───── Excerpted records ─────
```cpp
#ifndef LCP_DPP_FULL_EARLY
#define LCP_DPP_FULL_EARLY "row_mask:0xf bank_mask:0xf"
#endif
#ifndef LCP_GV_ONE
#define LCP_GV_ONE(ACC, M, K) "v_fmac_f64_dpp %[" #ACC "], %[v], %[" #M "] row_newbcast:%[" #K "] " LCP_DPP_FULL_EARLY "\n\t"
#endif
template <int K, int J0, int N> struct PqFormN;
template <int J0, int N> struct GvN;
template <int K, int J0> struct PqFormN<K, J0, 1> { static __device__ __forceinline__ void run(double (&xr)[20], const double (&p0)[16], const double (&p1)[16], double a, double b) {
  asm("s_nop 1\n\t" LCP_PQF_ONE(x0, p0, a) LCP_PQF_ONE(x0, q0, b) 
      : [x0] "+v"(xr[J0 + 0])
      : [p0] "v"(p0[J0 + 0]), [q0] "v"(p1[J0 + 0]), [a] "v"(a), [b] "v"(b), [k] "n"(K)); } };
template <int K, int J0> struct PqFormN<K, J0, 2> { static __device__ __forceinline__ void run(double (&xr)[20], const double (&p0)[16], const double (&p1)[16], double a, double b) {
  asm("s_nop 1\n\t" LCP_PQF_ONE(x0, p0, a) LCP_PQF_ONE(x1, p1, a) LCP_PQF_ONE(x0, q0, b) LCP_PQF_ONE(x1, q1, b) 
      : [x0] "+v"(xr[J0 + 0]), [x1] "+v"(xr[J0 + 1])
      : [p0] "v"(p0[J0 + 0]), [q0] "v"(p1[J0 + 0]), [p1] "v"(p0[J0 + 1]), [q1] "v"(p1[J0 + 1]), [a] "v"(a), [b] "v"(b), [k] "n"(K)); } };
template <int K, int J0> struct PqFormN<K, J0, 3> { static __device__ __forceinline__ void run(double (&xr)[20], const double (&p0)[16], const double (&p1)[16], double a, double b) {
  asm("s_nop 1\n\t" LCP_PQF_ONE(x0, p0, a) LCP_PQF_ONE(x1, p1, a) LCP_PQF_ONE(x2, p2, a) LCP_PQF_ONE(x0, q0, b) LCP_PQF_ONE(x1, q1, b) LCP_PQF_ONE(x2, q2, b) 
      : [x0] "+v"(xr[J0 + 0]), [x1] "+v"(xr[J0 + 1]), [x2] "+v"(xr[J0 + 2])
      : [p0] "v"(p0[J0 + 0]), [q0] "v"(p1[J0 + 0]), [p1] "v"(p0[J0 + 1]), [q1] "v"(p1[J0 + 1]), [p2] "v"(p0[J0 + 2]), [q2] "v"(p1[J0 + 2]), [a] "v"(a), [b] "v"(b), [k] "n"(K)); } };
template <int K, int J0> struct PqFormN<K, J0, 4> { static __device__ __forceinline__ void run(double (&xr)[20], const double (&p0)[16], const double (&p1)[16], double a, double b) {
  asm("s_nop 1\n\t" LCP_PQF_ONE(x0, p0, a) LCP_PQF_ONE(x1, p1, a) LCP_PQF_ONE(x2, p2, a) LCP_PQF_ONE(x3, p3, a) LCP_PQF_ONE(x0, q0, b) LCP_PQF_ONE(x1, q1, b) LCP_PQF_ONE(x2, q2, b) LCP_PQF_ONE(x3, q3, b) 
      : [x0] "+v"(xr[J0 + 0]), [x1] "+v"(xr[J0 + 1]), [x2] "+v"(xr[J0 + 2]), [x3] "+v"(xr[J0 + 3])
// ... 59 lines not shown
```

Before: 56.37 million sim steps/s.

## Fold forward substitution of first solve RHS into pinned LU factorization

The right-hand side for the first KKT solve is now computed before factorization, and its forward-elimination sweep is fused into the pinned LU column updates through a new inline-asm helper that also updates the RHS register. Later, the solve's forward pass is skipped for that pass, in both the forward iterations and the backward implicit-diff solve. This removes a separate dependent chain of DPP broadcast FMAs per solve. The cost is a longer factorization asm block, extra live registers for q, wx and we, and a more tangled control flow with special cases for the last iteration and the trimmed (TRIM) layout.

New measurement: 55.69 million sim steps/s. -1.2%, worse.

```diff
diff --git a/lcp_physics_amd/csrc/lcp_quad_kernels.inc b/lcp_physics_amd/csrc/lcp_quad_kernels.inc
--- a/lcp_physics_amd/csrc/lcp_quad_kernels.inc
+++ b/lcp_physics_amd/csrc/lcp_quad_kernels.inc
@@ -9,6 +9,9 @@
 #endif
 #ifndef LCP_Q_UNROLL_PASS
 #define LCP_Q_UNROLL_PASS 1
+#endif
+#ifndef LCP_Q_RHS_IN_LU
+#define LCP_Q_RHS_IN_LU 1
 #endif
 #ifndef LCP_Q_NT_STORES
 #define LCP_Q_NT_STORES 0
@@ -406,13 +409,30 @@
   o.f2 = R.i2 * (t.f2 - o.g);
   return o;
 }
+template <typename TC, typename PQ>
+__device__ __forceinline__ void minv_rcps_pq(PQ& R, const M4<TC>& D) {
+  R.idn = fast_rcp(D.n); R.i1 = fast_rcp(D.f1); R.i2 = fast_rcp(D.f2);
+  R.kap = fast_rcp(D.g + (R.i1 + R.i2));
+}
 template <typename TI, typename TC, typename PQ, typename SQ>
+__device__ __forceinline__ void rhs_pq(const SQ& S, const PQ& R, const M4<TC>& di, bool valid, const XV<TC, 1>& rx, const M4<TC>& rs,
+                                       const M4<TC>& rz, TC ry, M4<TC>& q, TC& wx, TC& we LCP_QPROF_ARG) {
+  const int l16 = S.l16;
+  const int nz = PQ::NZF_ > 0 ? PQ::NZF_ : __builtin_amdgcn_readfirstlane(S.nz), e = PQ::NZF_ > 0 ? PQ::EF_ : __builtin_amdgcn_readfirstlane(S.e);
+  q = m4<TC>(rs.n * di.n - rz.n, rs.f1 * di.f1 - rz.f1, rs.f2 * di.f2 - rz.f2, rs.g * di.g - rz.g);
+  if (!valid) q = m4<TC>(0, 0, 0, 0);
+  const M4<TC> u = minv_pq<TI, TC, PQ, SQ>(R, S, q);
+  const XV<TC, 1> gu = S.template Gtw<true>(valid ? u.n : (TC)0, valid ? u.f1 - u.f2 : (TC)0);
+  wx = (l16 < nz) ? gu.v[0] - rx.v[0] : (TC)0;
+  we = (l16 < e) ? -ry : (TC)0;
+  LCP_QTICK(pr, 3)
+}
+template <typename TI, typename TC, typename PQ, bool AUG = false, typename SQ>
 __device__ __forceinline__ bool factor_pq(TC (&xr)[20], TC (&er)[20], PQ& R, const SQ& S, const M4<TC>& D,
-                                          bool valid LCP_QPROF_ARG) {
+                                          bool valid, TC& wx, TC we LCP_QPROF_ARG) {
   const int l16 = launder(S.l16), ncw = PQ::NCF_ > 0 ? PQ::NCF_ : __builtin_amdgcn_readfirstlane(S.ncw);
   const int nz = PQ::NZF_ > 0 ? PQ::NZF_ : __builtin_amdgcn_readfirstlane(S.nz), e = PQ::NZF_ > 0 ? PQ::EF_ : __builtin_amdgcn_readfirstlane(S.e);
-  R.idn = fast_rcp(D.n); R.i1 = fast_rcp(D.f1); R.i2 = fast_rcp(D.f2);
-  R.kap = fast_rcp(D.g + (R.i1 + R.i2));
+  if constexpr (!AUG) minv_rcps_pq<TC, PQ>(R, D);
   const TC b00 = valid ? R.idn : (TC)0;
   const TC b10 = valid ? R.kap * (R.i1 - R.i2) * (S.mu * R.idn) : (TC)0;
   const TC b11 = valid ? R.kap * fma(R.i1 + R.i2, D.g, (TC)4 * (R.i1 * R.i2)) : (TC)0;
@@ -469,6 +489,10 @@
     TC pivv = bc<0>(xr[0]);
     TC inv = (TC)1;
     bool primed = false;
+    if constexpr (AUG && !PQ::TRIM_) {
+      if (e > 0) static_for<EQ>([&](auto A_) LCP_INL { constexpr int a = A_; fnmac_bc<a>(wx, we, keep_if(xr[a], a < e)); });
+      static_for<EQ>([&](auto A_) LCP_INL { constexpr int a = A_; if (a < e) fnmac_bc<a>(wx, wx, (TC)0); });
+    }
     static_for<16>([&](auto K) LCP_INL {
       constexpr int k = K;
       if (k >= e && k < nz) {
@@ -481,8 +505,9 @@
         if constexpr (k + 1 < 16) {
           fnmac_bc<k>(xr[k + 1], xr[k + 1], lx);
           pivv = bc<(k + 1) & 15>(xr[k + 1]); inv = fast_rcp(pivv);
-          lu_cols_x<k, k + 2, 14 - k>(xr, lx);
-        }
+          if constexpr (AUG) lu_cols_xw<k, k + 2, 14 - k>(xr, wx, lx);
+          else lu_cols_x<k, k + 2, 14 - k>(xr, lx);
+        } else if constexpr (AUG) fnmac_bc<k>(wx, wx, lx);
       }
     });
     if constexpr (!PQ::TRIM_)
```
─────
Exercise:
From the lines above, copy those that contain the word "else".

Result:
+          else lu_cols_x<k, k + 2, 14 - k>(xr, lx);
+        } else if constexpr (AUG) fnmac_bc<k>(wx, wx, lx);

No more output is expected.